Validates whether the input log message matches the query.

Parameters:

log_event – Input log event.

Returns:

  • True if the timestamp is in range, and the wildcard query list is empty or has at least one match.

  • False otherwise.

class clp_ffi_py.ir.QueryBuilder[source]#

Bases: object

This class serves as an interface for conveniently constructing Query objects utilized in CLP IR streaming search. It provides methods for configuring and resetting search parameters.

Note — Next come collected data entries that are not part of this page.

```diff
+#undef CF_HEAD2
+#undef CF_COMPUTE
+#undef CF_STAMP
+#undef CF_BAR
+}
+
+template <int TN, bool DBG = false, bool CBT = false, bool PAIR = false, bool NARROW = false>
+__global__ __launch_bounds__(PAIR ? 512 : 256, PAIR ? 1 : 2) void conv_split_fast_kernel(const ConvArgs p) {
+    static_assert(!NARROW || TN == 4, "the half-width last tile is built for TN = 4");
+    constexpr int BN = 32 * TN;
+    __shared__ __attribute__((aligned(1024))) unsigned char lds[ConvFastLds<TN, PAIR>::BYTES];
+    const unsigned tiles_n = (unsigned)(p.Cout + BN - 1) / BN;
+    const unsigned nwg = gridDim.x;
+    unsigned bid = blockIdx.x;
+    {
+        const unsigned q = nwg >> 3, r = nwg & 7, xcd = bid & 7, idx = bid >> 3;
+        bid = ((xcd < r) ? xcd * (q + 1) : r * (q + 1) + (xcd - r) * q) + idx;
+    }
+    unsigned tile_m = bid / tiles_n;
+    const int tile_n = (int)(bid - tile_m * tiles_n);
+    if (PAIR) tile_m = 2 * tile_m + (unsigned)__builtin_amdgcn_readfirstlane(threadIdx.x >> 8);
+    const int n0 = tile_n * BN;
+    if constexpr (NARROW) {
+        if (p.Cout - n0 <= BN / 2) {
+            static_assert(ConvFastLds<TN / 2, PAIR>::BYTES <= ConvFastLds<TN, PAIR>::BYTES, "the narrow body runs in the wide body's LDS");
+            conv_fast_tile<TN / 2, DBG, CBT, PAIR>(p, lds, tile_m, n0);
+            return;
+        }
+    }
+    conv_fast_tile<TN, DBG, CBT, PAIR>(p, lds, tile_m, n0);
 }
 
 
@@ -845,6 +943,14 @@
 
 int tise_conv_pipe_launch(const tise_conv_args* a, int cfg, void* stream);
 
+static std::atomic<int> g_conv_last_form{0};
+extern "C" int tise_conv_split_last_form(void) { return g_conv_last_form.load(std::memory_order_relaxed); }
+static bool conv_rule_narrow(const ConvArgs* a, long long tiles_n) { (void)a; return tiles_n > 1; }
+static bool conv_rule_pair(const ConvArgs* a, int tn, bool cbt, long long tiles_m, long long tiles_n) {
+    (void)a; (void)tn; (void)cbt; (void)tiles_m; (void)tiles_n;
+    return false;
+}
+
 extern "C" int tise_conv_split_f16(const ConvArgs* args, int tn, void* stream) {
     if (!args || !args->x || !args->w || !args->scale || !args->bias || (args->nseg & 0xff) < 1 || (args->nseg & 0xff) > 4 ||
         args->Cin % 16 != 0 || args->Cin < 32 || (args->Kpad % CS_BK != 0 && !(tn & 512)) || args->M <= 0)
@@ -887,8 +993,30 @@
         TISE_LAUNCH_CHECK();
         return TISE_OK;
     }
+    if (fast && cbt && (args->PH != 0 || args->PW != 0 || args->Cin % 32 != 0 || args->KH * args->KW < 2)) return TISE_ERR_INVALID_ARG;
+    if (fast) {
+        const char* pe = getenv("TISE_CONV_PAIRED");
+        const int pmode = pe ? atoi(pe) : -1;
+        const long long tiles_m = (args->M + bm - 1) / bm, tiles_n = (args->Cout + bn - 1) / bn;
+        const int last_n = args->Cout - (int)(tiles_n - 1) * bn;
+        const bool can_narrow = tn == 4 && !cbt && last_n <= bn / 2;
+        const bool can_pair = (tn == 2 || tn == 4) && !(args->nseg & ~0xff);
+        const bool narrow = can_narrow && (pmode < 0 ? conv_rule_narrow(args, tiles_n) : (pmode & 2) != 0);
+        const bool pair = can_pair && (pmode < 0 ? conv_rule_pair(args, tn, cbt, tiles_m, tiles_n) : (pmode & 1) != 0);
+        g_conv_last_form.store((pair ? 1 : 0) | (narrow ? 2 : 0), std::memory_order_relaxed);
+        if (pair || narrow) {
+            const dim3 pgrid((unsigned)(pair ? ((tiles_m + 1) / 2) * tiles_n : tiles)), pblock(pair ? 512 : 256);
+            if (tn == 2 && !cbt) hipLaunchKernelGGL((conv_split_fast_kernel<2, false, false, true>), pgrid, pblock, 0, st, *args);
+            else if (tn == 2) hipLaunchKernelGGL((conv_split_fast_kernel<2, false, true, true>), pgrid, pblock, 0, st, *args);
+            else if (cbt) hipLaunchKernelGGL((conv_split_fast_kernel<4, false, true, true>), pgrid, pblock, 0, st, *args);
+            else if (pair && narrow) hipLaunchKernelGGL((conv_split_fast_kernel<4, false, false, true, true>), pgrid, pblock, 0, st, *args);
+            else if (pair) hipLaunchKernelGGL((conv_split_fast_kernel<4, false, false, true>), pgrid, pblock, 0, st, *args);
+            else hipLaunchKernelGGL((conv_split_fast_kernel<4, false, false, false, true>), pgrid, pblock, 0, st, *args);
+            TISE_LAUNCH_CHECK();
+            return TISE_OK;
+        }
+    }
     if (fast && cbt) {
-        if (args->PH != 0 || args->PW != 0 || args->Cin % 32 != 0 || args->KH * args->KW < 2) return TISE_ERR_INVALID_ARG;
         switch (tn) {
             case 2: hipLaunchKernelGGL((conv_split_fast_kernel<2, false, true>), grid, block, 0, st, *args); break;
             case 3: hipLaunchKernelGGL((conv_split_fast_kernel<3, false, true>), grid, block, 0, st, *args); break;
```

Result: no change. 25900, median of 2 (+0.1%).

For more details about the search query CLP IR stream supports, see Query and WildcardQuery.

__init__()[source]#
Return type:

None

add_wildcard_queries(wildcard_queries)[source]#

Adds a list of wildcard queries to the wildcard query list.

Parameters:

wildcard_queries (List[WildcardQuery]) – The list of wildcard queries to add.

Returns:

self.

Return type:

QueryBuilder

add_wildcard_query(wildcard_query: str, case_sensitive: bool = False) QueryBuilder[source]#
add_wildcard_query(wildcard_query: WildcardQuery) QueryBuilder
build()[source]#
Raises:

QueryBuilderException – If the search time range lower bound exceeds the search time range upper bound.

Returns:

A Query object initialized with the parameters set by the builder.

Return type:

Query

reset()[source]#

Resets all settings to their defaults.

Returns:

self.

Return type:

QueryBuilder

reset_search_time_lower_bound()[source]#

Resets the search time lower bound to the default value.

Returns:

self.

Return type:

QueryBuilder

reset_search_time_termination_margin()[source]#

Resets the search time termination margin to the default value.

Returns:

self.

Return type:

QueryBuilder

reset_search_time_upper_bound()[source]#

Resets the search time upper bound to the default value.

Returns:

self.

Return type:

QueryBuilder

reset_wildcard_queries()[source]#

Clears the wildcard query list.

Returns:

self.

Return type:

QueryBuilder

property search_time_lower_bound: int#
property search_time_termination_margin: int#
property search_time_upper_bound: int#
set_search_time_lower_bound(ts)[source]#
Parameters:

ts (int) – Start of the search time range (inclusive) as a UNIX epoch timestamp in milliseconds.

Returns:

self.

Return type:

QueryBuilder

set_search_time_termination_margin(ts)[source]#
Parameters:

ts (int) – The search time termination margin as a UNIX epoch timestamp in milliseconds.

Returns:

self.

Return type:

QueryBuilder

set_search_time_upper_bound(ts)[source]#
Parameters:

ts (int) – End of the search time range (inclusive) as a UNIX epoch timestamp in milliseconds.

Returns:

self.

Return type:

QueryBuilder

property wildcard_queries: List[WildcardQuery]#
Returns:

A deep copy of the underlying wildcard query list.